++++ DATA FOR THIS TASK

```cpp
void residual_assemble(const double* V, const double* L, const double* N, const double* D, const double* X, double* R,
                       int no, int nv, stream_t s, double xd) {
    if (!fused_pair_kernels_ok(no)) throw std::runtime_error("residual_assemble: nocc too large for the LDS tile");
    const size_t lds = sizeof(double) * no * (no + 1);
    const AssembleK k{V, L, N, D, X, R, xd, no, nv};
    const long n4 = (long)nv * nv * no * no;
    const double cost = 48.0 * (double)n4 / 4.0e6;
    if (phase_open((hipStream_t)s) && phase_small(cost)) {
        PhaseRec& t = phase_push(PK_ASSEMBLE, 0, (long)nv * (nv + 1) / 2, (int)lds, cost, k);
        phase_reads(t, {prange(V, V ? n4 : 0), prange(L, L ? (long)nv * (nv + 1) / 2 * no * no : 0), prange(N, n4), prange(D, n4), prange(X, n4)});
        phase_writes(t, {prange(R, n4)});
        return;
    }
    PYMES_LAUNCH(residual_assemble_kernel, dim3((unsigned)((long)nv * (nv + 1) / 2)), dim3(256), lds, (hipStream_t)s, k);
    HIP_CHECK(hipGetLastError());
}

void scatter(double* dst, const int64_t* idx_host, const double* val_host, int64_t n, stream_t s) {
    if (n <= 0) return;
    long* idx = nullptr;
    double* val = nullptr;
    HIP_CHECK(hipMalloc(&idx, sizeof(long) * n));
    if (hipMalloc(&val, sizeof(double) * n) != hipSuccess) { (void)hipFree(idx); throw std::runtime_error("scatter: out of device memory"); }
    hipStream_t st = (hipStream_t)s;
    HIP_CHECK(hipMemcpyAsync(idx, idx_host, sizeof(long) * n, hipMemcpyHostToDevice, st));
    HIP_CHECK(hipMemcpyAsync(val, val_host, sizeof(double) * n, hipMemcpyHostToDevice, st));
    PYMES_LAUNCH(scatter_kernel, dim3(grid_for(n)), dim3(256), 0, st, dst, idx, val, (long)n);
    const hipError_t e = hipGetLastError();
    (void)hipStreamSynchronize(st);
    (void)hipFree(idx);
    (void)hipFree(val);
    HIP_CHECK(e);
}

void hf_fock(const double* const dir[4], const double* const exc[4], const double* h_dev, double* f_dev, int no, int nv,
             stream_t s) {
    HfBlocks B;
    for (int i = 0; i < 4; ++i) { B.dir[i] = dir[i]; B.exc[i] = exc[i]; }
    const int n = no + nv;
    PYMES_LAUNCH(hf_fock_kernel, dim3((n * n + 255) / 256), dim3(256), 0, (hipStream_t)s, B, h_dev, f_dev, no, nv);
    HIP_CHECK(hipGetLastError());
}

int64_t fcidump_fill(double* V, const double* val_host, const int32_t* pqrs_host, int64_t count, int n, bool is_tc,
                     stream_t s) {
    if (count <= 0) return 0;
    hipStream_t st = (hipStream_t)s;
    const int64_t chunk = 1 << 22;
    double* dval = nullptr;
    int* didx = nullptr;
    unsigned long long* dbad = nullptr;
    unsigned long long bad = 0;
    HIP_CHECK(hipMalloc(&dval, sizeof(double) * std::min(count, chunk)));
    if (hipMalloc(&didx, sizeof(int) * 4 * std::min(count, chunk)) != hipSuccess || hipMalloc(&dbad, sizeof(bad)) != hipSuccess) {
        (void)hipFree(dval); (void)hipFree(didx);
        throw std::runtime_error("fcidump_fill: out of device memory");
    }
    hipError_t err = hipMemsetAsync(dbad, 0, sizeof(bad), st);
    for (int pass = 0; pass < 2 && err == hipSuccess; ++pass)
        for (int64_t b0 = 0; b0 < count && err == hipSuccess; b0 += chunk) {
            const int64_t nb = std::min(chunk, count - b0);
            err = hipMemcpyAsync(dval, val_host + b0, sizeof(double) * nb, hipMemcpyHostToDevice, st);
            if (err == hipSuccess) err = hipMemcpyAsync(didx, pqrs_host + 4 * b0, sizeof(int) * 4 * nb, hipMemcpyHostToDevice, st);
            if (err != hipSuccess) break;
            PYMES_LAUNCH(fcidump_fill_kernel, dim3(grid_for(nb)), dim3(256), 0, st, V, dval, didx, (long)nb, (long)n,
                               is_tc ? 1 : 0, pass, dbad);
            err = hipGetLastError();
            if (err == hipSuccess) err = hipStreamSynchronize(st);
        }
    if (err == hipSuccess) err = hipMemcpy(&bad, dbad, sizeof(bad), hipMemcpyDeviceToHost);
    (void)hipFree(dval); (void)hipFree(didx); (void)hipFree(dbad);
    HIP_CHECK(err);
    return (int64_t)bad;
// ... 615 lines not shown
```

Baseline: 0.1638.

## Add wide 32-column ladder dress kernel with LDS transpose for small nocc

Adds a new ladder_dress variant in which each 64-lane block covers 32 columns using 128-bit buffer loads and stores and two MFMA accumulators per row. The t1 contraction over both pair indices is reordered to go through an LDS turnaround buffer, and there are separate edge and interior template paths. The goal is to halve the number of blocks, widen memory transactions, and give each t1 fragment load more reuse. The cost is higher register pressure from the hold and pf buffers and the LDS allocation, which may lower occupancy for larger NK. The launcher picks this kernel whenever nocc/4 is 15 or less.

```diff
diff --git a/pymes_amd/csrc/kernels.hip b/pymes_amd/csrc/kernels.hip
--- a/pymes_amd/csrc/kernels.hip
+++ b/pymes_amd/csrc/kernels.hip
@@ -1960,6 +1960,154 @@
             }
         }
     }
+}
+
+constexpr int kDressWideNK = 15;
+template <int NK, bool EDGE>
+__device__ __forceinline__ void ladder_dress_wide_body(const double* __restrict__ V, const double* __restrict__ Pk,
+                                                       const double* __restrict__ tf, double* __restrict__ W, int no, int nv,
+                                                       long ld, long row0, long row1, double sgn, int ta_, int tb_, long cdb,
+                                                       double* __restrict__ turn) {
+    typedef unsigned v4u __attribute__((ext_vector_type(4)));
+    typedef double v2d __attribute__((ext_vector_type(2)));
+    const int lane = threadIdx.x, g = lane >> 4, c = lane & 15;
+    const int a0 = ta_ * 16, b0 = tb_ * 16;
+    const long tri0 = (long)a0 * (a0 + 1) / 2;
+    const double s2 = sgn > 0.0 ? -1.0 : 1.0;
+    double ta[NK], tb[NK];
+#pragma unroll
+    for (int kk = 0; kk < NK; ++kk) {
+        ta[kk] = tf[((long)ta_ * NK + kk) * 64 + lane];
+        tb[kk] = s2 * tf[((long)tb_ * NK + kk) * 64 + lane];
+    }
+    constexpr unsigned kOff = 0x80000000u;
+    const long col = cdb * 32 + 2 * c;
+    const bool colok = col < ld;
+    const unsigned ldb = (unsigned)(8 * ld);
+    const unsigned lo = colok ? (unsigned)(8 * ((long)g * ld + col)) : kOff;
+    const unsigned lo_last = colok ? (unsigned)(8 * ((long)(min(4 * (NK - 1) + g, no - 1) - 4 * (NK - 1)) * ld + col)) : kOff;
+    const __amdgpu_buffer_rsrc_t rPa = __builtin_amdgcn_make_buffer_rsrc(const_cast<double*>(Pk + (long)a0 * no * ld), 0, kOff, 0x00020000);
+    const __amdgpu_buffer_rsrc_t rPb = __builtin_amdgcn_make_buffer_rsrc(const_cast<double*>(Pk + (long)b0 * no * ld), 0, kOff, 0x00020000);
+    const __amdgpu_buffer_rsrc_t rV = __builtin_amdgcn_make_buffer_rsrc(const_cast<double*>(V + (tri0 - row0) * ld), 0, kOff, 0x00020000);
+    const __amdgpu_buffer_rsrc_t rW = __builtin_amdgcn_make_buffer_rsrc(W + (tri0 - row0) * ld, 0, kOff, 0x00020000);
+    unsigned vb[4], vo[4];
+#pragma unroll
+    for (int r = 0; r < 4; ++r) {
+        const long a = a0 + g + 4 * r;
+        vb[r] = colok ? (unsigned)(8 * ((long)(g + 4 * r) * ld + col)) : kOff;
+        vo[r] = colok ? (unsigned)(8 * ((a * (a + 1) / 2 - tri0) * ld + col)) : kOff;
+    }
+    auto row_ok = [&](int a, int b) {
+        const long row = (long)a * (a + 1) / 2 + b;
+        return a < nv && b <= a && row >= row0 && row < row1;
+    };
+    constexpr int PA = NK <= 13 ? 2 : 1, NBP = PA + 1, VA = 3, NBV = VA + 1;
+    v2d pf[NBP][NK], vin[NBV][4], hold[16][2];
+    auto fetch_p = [&](int n) {
+        const int x0 = n < 16 ? a0 : b0, i = n < 16 ? n : n - 16;
+        const unsigned so = (unsigned)(min(x0 + i, nv - 1) - x0) * (unsigned)no * ldb;
+        const __amdgpu_buffer_rsrc_t rs = n < 16 ? rPa : rPb;
+#pragma unroll
+        for (int kk = 0; kk < NK - 1; ++kk)
+            pf[n % NBP][kk] = __builtin_bit_cast(v2d, __builtin_amdgcn_raw_buffer_load_b128(rs, lo, so + 4u * kk * ldb, 0));
+        pf[n % NBP][NK - 1] = __builtin_bit_cast(v2d, __builtin_amdgcn_raw_buffer_load_b128(rs, lo_last, so + 4u * (NK - 1) * ldb, 0));
+    };
+    auto fetch_v = [&](int n) {
+        const int a = a0 + n;
+        const unsigned so = (unsigned)((long)a * (a + 1) / 2 - tri0 + b0) * ldb;
+#pragma unroll
+        for (int r = 0; r < 4; ++r) {
+            const unsigned off = (!EDGE || row_ok(a, b0 + g + 4 * r)) ? vb[r] : kOff;
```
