## Files before the change

include/rave_b200.h:

```cpp
#ifndef RAVE_B200_H
#define RAVE_B200_H

#include <stddef.h>
#include <stdint.h>

#ifdef __cplusplus
extern "C" {
#endif

#define RAVE_ACT_NONE 0
#define RAVE_ACT_LEAKY 1
#define RAVE_ACT_SNAKE 2

#define RAVE_PREC_FP32 0
#define RAVE_PREC_BF16 1
#define RAVE_PREC_TF32 2

int rave_b200_version(void);
const char *rave_b200_last_error(void);
unsigned long long rave_b200_launch_count(void);

int rave_pqmf_analysis_fwd(const float *x, const float *taps, float *y, int B, int T, int Lout,
                           int ntaps, int pad_l, int flip_sign, void *stream);
int rave_pqmf_synthesis_fwd(const float *x, const float *w, float *out, int B, int L, int K,
// ... 9 lines not shown
                           const float *alpha, int post_act, float post_slope, const float *post_x,
                           const float *post_alpha, void *stream);
int rave_conv1d_scatter_f32(const float *src, const float *w, const float *bias, const float *res,
                            float *out, int B, int Cs, int Ls, int Cm, int Lo, int K, int stride,
                            int dil, int pad_l, long ws_m, long ws_c, int act, float slope,
                            const float *alpha, int post_act, float post_slope, const float *post_x,
                            const float *post_alpha, void *stream);

size_t rave_conv1d_wgrad_workspace_bytes(int B, int Ca, int Cc, int Lp, int K);
int rave_conv1d_wgrad_f32(const float *P, const float *Q, float *dw, int B, int Ca, int Lp, int Cc,
                          int Lq, int K, int stride, int dil, int pad_l, long os_a, long os_c,
                          int act_p, int act_q, float slope, const float *alpha, void *workspace,
                          void *stream);

int rave_weight_norm_fwd(const float *v, const float *g, float *w, float *norm_out, int C0, int R,
                         void *stream);
int rave_weight_norm_bwd(const float *dw, const float *v, const float *g, const float *norm,
                         float *dv, float *dg, int C0, int R, void *stream);

int rave_act_fwd(const float *x, float *y, int B, int C, int L, int act, float slope,
                 const float *alpha, void *stream);
int rave_act_bwd(const float *dy, const float *x, float *dx, float *dalpha, int B, int C, int L,
                 int act, float slope, const float *alpha, void *stream);
int rave_am_tanh_fwd(const float *x, float *y, int B, int C, int L, void *stream);
int rave_am_tanh_bwd(const float *dy, const float *x, float *dx, int B, int C, int L, void *stream);
int rave_reparam_fwd(const float *z, const float *eps, float *zs, float *kl_sum, int B, int C, int L, void *stream);

int rave_conv1d_tc_supported(int Cin, int Cout, int K, int stride, int dil);
int rave_dilated_unit_tc_supported(int C, int L);
int rave_dilated_unit_tc_fwd(const void *xa_bf16, const void *w3t_bf16, const void *w1t_bf16, void *a1_out,
                             float *out_f32, void *out_act, int B, int C, int L, int pitch, int dil, int pad_l,
                             float slope_in, float slope_mid, int act_out, float slope_out, void *stream);
int rave_conv1d_tc_plan(int B, int Cin, int Cout, int Lout, int K);
int rave_conv1d_tc_fwd(const void *xa_bf16, const void *wt_bf16, const float *bias, const float *res,
                       const void *res_bf16, const void *dact_src_bf16, const void *res_act_bf16, float res_slope,
                       float *out_f32, void *out_act_bf16,
                       int B, int Cin, int Lin, int in_pitch, int Cout, int Lout,
                       int K, int stride, int dil, int pad_l, int act, float slope, int out_rows,
                       int out_row_stride, int out_row_offset, const float *fm_d, int fm_bh, void *stream);
int rave_conv1d_tc_fwd_x3(const void *xa_bf16, const void *wt_bf16, const float *bias, const float *res,
                          const void *res_act, float res_slope, float *out_f32, void *out_act, int B, int Cin, int Lin,
                          int in_pitch, int Cout, int Lout, int K, int stride, int dil, int pad_l, int act, float slope,
                          int out_rows, int out_row_stride, int out_row_offset, int act_cs, void *stream);
int rave_conv1d_tc_wgrad_splits(int B, int Cm, int Lp, int Cn, int K);
int rave_time_stack_cl(const float *x, void *out_bf16, int B, int C, int T, int F, int Fp, int Cp, int kt, int pt,
                       void *stream);
int rave_time_stack_cl_bwd(const void *g_bf16, float *gx, int B, int C, int T, int F, int Fp, int Cp, int kt, int pt,
                           void *stream);
int rave_time_stack_nhwc(const float *x, void *out_bf16, int B, int C, int T, int F, long sb, long st, int Fp, int Cp, int kt,
                         int pt, void *stream);
int rave_time_stack_nhwc_bwd(const void *g_bf16, float *gx, int B, int C, int T, int F, int Fp, int Cp, int kt, int pt,
                             void *stream);
int rave_time_stack_nhwc_dil(const float *x, void *out_bf16, int B, int C, int T, int F, long sb, long st, int Fp, int Cp,
                             int kt, int pt, int dil, void *stream);
int rave_time_stack_nhwc_dil_bwd(const void *g_bf16, float *gx, int B, int C, int T, int F, int Fp, int Cp, int kt, int pt,
                                 int dil, void *stream);
int rave_l1_stats_f32(const float *t, const float *v, float *stats, long n, void *stream);
int rave_l1_grad_f32(const float *t, const float *v, const float *d, float *gt, float *gv, long n, void *stream);
int rave_leaky_fm_fwd(const float *x, float *a, float *stats, long H, float slope, void *stream);
int rave_leaky_fm_bwd(const float *a, const float *g, const float *d, float *gx, long H, float slope, void *stream);
int rave_leaky_fm_stack_fwd(const float *x, float *a, float *stats, void *xs_bf16, long Rh, int T, int F, int C, int Fp,
                            float slope, void *stream);
int rave_leaky_fm_stack_bwd(const float *a, const void *gxs_bf16, const float *ga, const float *d, float *gx, long Rh, int T,
                            int F, int C, int Fp, float slope, void *stream);
int rave_leaky_fm_stack_dil_fwd(const float *x, float *a, float *stats, void *xs_bf16, long Rh, int T, int F, int C, int Fp,
                                int dil, float slope, void *stream);
// ... 99 lines not shown
```

rave_b200/_lib.py:

```python
import ctypes
import os
from ctypes import c_float, c_int, c_long, c_size_t, c_ulonglong, c_void_p, c_char_p

_HERE = os.path.dirname(os.path.abspath(__file__))
LIB_PATH = os.path.join(_HERE, "csrc", "librave_b200.so")

_P, _I, _F, _L = c_void_p, c_int, c_float, c_long

SIGNATURES = {
    "rave_b200_version": (c_int, []),
    "rave_b200_last_error": (c_char_p, []),
    "rave_b200_launch_count": (c_ulonglong, []),
    "rave_pqmf_analysis_fwd": (c_int, [_P, _P, _P, _I, _I, _I, _I, _I, _I, _P]),
    "rave_pqmf_synthesis_fwd": (c_int, [_P, _P, _P, _I, _I, _I, _I, _F, _I, _P]),
    "rave_pqmf_analysis_fast": (c_int, [_P, _P, _P, _P, _I, _I, _I, _I, _I, _P]),
    "rave_pqmf_synthesis_fast": (c_int, [_P, _P, _P, _P, _I, _I, _I, _F, _I, _P]),
    "rave_conv1d_gather_f32": (c_int, [_P, _P, _P, _P, _P, _I, _I, _I, _I, _I, _I, _I, _I, _I, _L, _L,
                                       _I, _F, _P, _I, _F, _P, _P, _P]),
    "rave_conv1d_scatter_f32": (c_int, [_P, _P, _P, _P, _P, _I, _I, _I, _I, _I, _I, _I, _I, _I, _L, _L,
                                        _I, _F, _P, _I, _F, _P, _P, _P]),
    "rave_conv1d_wgrad_workspace_bytes": (c_size_t, [_I, _I, _I, _I, _I]),
    "rave_conv1d_wgrad_f32": (c_int, [_P, _P, _P, _I, _I, _I, _I, _I, _I, _I, _I, _I, _L, _L, _I, _I,
                                      _F, _P, _P, _P]),
    "rave_weight_norm_fwd": (c_int, [_P, _P, _P, _P, _I, _I, _P]),
    "rave_weight_norm_bwd": (c_int, [_P, _P, _P, _P, _P, _P, _I, _I, _P]),
    "rave_act_fwd": (c_int, [_P, _P, _I, _I, _I, _I, _F, _P, _P]),
    "rave_act_bwd": (c_int, [_P, _P, _P, _P, _I, _I, _I, _I, _F, _P, _P]),
    "rave_am_tanh_fwd": (c_int, [_P, _P, _I, _I, _I, _P]),
    "rave_am_tanh_bwd": (c_int, [_P, _P, _P, _I, _I, _I, _P]),
    "rave_reparam_fwd": (c_int, [_P, _P, _P, _P, _I, _I, _I, _P]),
    "rave_conv1d_tc_supported": (c_int, [_I, _I, _I, _I, _I]),
    "rave_dilated_unit_tc_supported": (c_int, [_I, _I]),
    "rave_dilated_unit_tc_fwd": (c_int, [_P, _P, _P, _P, _P, _P, _I, _I, _I, _I, _I, _I, _F, _F, _I, _F, _P]),
    "rave_conv1d_tc_plan": (c_int, [_I, _I, _I, _I, _I]),
    "rave_conv1d_tc_fwd": (c_int, [_P, _P, _P, _P, _P, _P, _P, _F, _P, _P, _I, _I, _I, _I, _I, _I, _I, _I, _I, _I, _I,
                                   _F, _I, _I, _I, _P, _I, _P]),
    "rave_conv1d_tc_fwd_x3": (c_int, [_P, _P, _P, _P, _P, _F, _P, _P, _I, _I, _I, _I, _I, _I, _I, _I, _I, _I, _I, _F, _I,
                                      _I, _I, _I, _P]),
    "rave_weight_prep_tc_multi_x3": (c_int, [_I, _P, _P]),
    "rave_ncl_to_cl_x3": (c_int, [_P, _P, _I, _I, _I, _P]),
    "rave_conv1d_tc_wgrad": (c_int, [_P, _P, _P, _P, _I, _I, _I, _I, _I, _I, _I, _I, _I, _I, _I, _P]),
    "rave_tapmajor_to_weight_f32": (c_int, [_P, _P, _I, _I, _I, _I, _I, _P]),
    "rave_conv1d_tc_wgrad_splits": (c_int, [_I, _I, _I, _I, _I]),
    "rave_time_stack_cl": (c_int, [_P, _P, _I, _I, _I, _I, _I, _I, _I, _I, _P]),
    "rave_time_stack_cl_bwd": (c_int, [_P, _P, _I, _I, _I, _I, _I, _I, _I, _I, _P]),
    "rave_time_stack_nhwc": (c_int, [_P, _P, _I, _I, _I, _I, ctypes.c_long, ctypes.c_long, _I, _I, _I, _I, _P]),
    "rave_time_stack_nhwc_bwd": (c_int, [_P, _P, _I, _I, _I, _I, _I, _I, _I, _I, _P]),
    "rave_time_stack_nhwc_dil": (c_int, [_P, _P, _I, _I, _I, _I, ctypes.c_long, ctypes.c_long, _I, _I, _I, _I, _I, _P]),
    "rave_time_stack_nhwc_dil_bwd": (c_int, [_P, _P, _I, _I, _I, _I, _I, _I, _I, _I, _I, _P]),
    "rave_l1_stats_f32": (c_int, [_P, _P, _P, ctypes.c_long, _P]),
    "rave_leaky_fm_fwd": (c_int, [_P, _P, _P, ctypes.c_long, ctypes.c_float, _P]),
    "rave_leaky_fm_bwd": (c_int, [_P, _P, _P, _P, ctypes.c_long, ctypes.c_float, _P]),
    "rave_leaky_fm_stack_fwd": (c_int, [_P, _P, _P, _P, ctypes.c_long, _I, _I, _I, _I, ctypes.c_float, _P]),
    "rave_leaky_fm_stack_bwd": (c_int, [_P, _P, _P, _P, _P, ctypes.c_long, _I, _I, _I, _I, ctypes.c_float, _P]),
    "rave_leaky_fm_stack_dil_fwd": (c_int, [_P, _P, _P, _P, ctypes.c_long, _I, _I, _I, _I, _I, ctypes.c_float, _P]),
    "rave_leaky_fm_stack_dil_bwd": (c_int, [_P, _P, _P, _P, _P, ctypes.c_long, _I, _I, _I, _I, _I, ctypes.c_float, _P]),
    "rave_l1_grad_f32": (c_int, [_P, _P, _P, _P, _P, ctypes.c_long, _P]),
    "rave_snake_cl_fwd": (c_int, [_P, _P, _P, ctypes.c_long, _I, _P]),
    "rave_snake_cl_bwd": (c_int, [_P, _P, _P, _P, _P, _P, ctypes.c_long, _I, _P]),
    "rave_weight_prep_tc": (c_int, [_P, _P, _P, _P, _P, _I, _P, _P, _I, _I, _I, _I, _I, _I, _P]),
    "rave_weight_norm_bwd_tapmajor": (c_int, [_P, _P, _P, _P, _P, _P, _I, _I, _I, _I, _I, _I, _P]),
    "rave_conv1d_c1_fwd": (c_int, [_P, _P, _P, _P, _P, _I, _I, _I, _I, _I, _I, _I, _I, _I, _I, _F, _P]),
    "rave_conv1d_c1_wgrad_splits": (c_int, [_I, _I]),
    "rave_conv1d_c1_wgrad": (c_int, [_P, _P, _P, _I, _I, _I, _I, _I, _I, _I, _I, _I, _I, _P]),
    "rave_conv1d_c1_dgrad": (c_int, [_P, _P, _P, _I, _I, _I, _I, _I, _I, _I, _I, _I, _I, _P]),
    "rave_colsum_bf16": (c_int, [_P, _P, _I, _I, _I, _I, _I, _P]),
    "rave_im2col_c1": (c_int, [_P, _P, _I, _I, _I, _I, _I, _I, _I, _I, _I, _I, _I, _P]),
# ... 109 lines not shown
```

++++++++

PROBLEM:
Look through the entries above and work out how many lines contain the string "import". Give that number alone.

SOLUTION:
3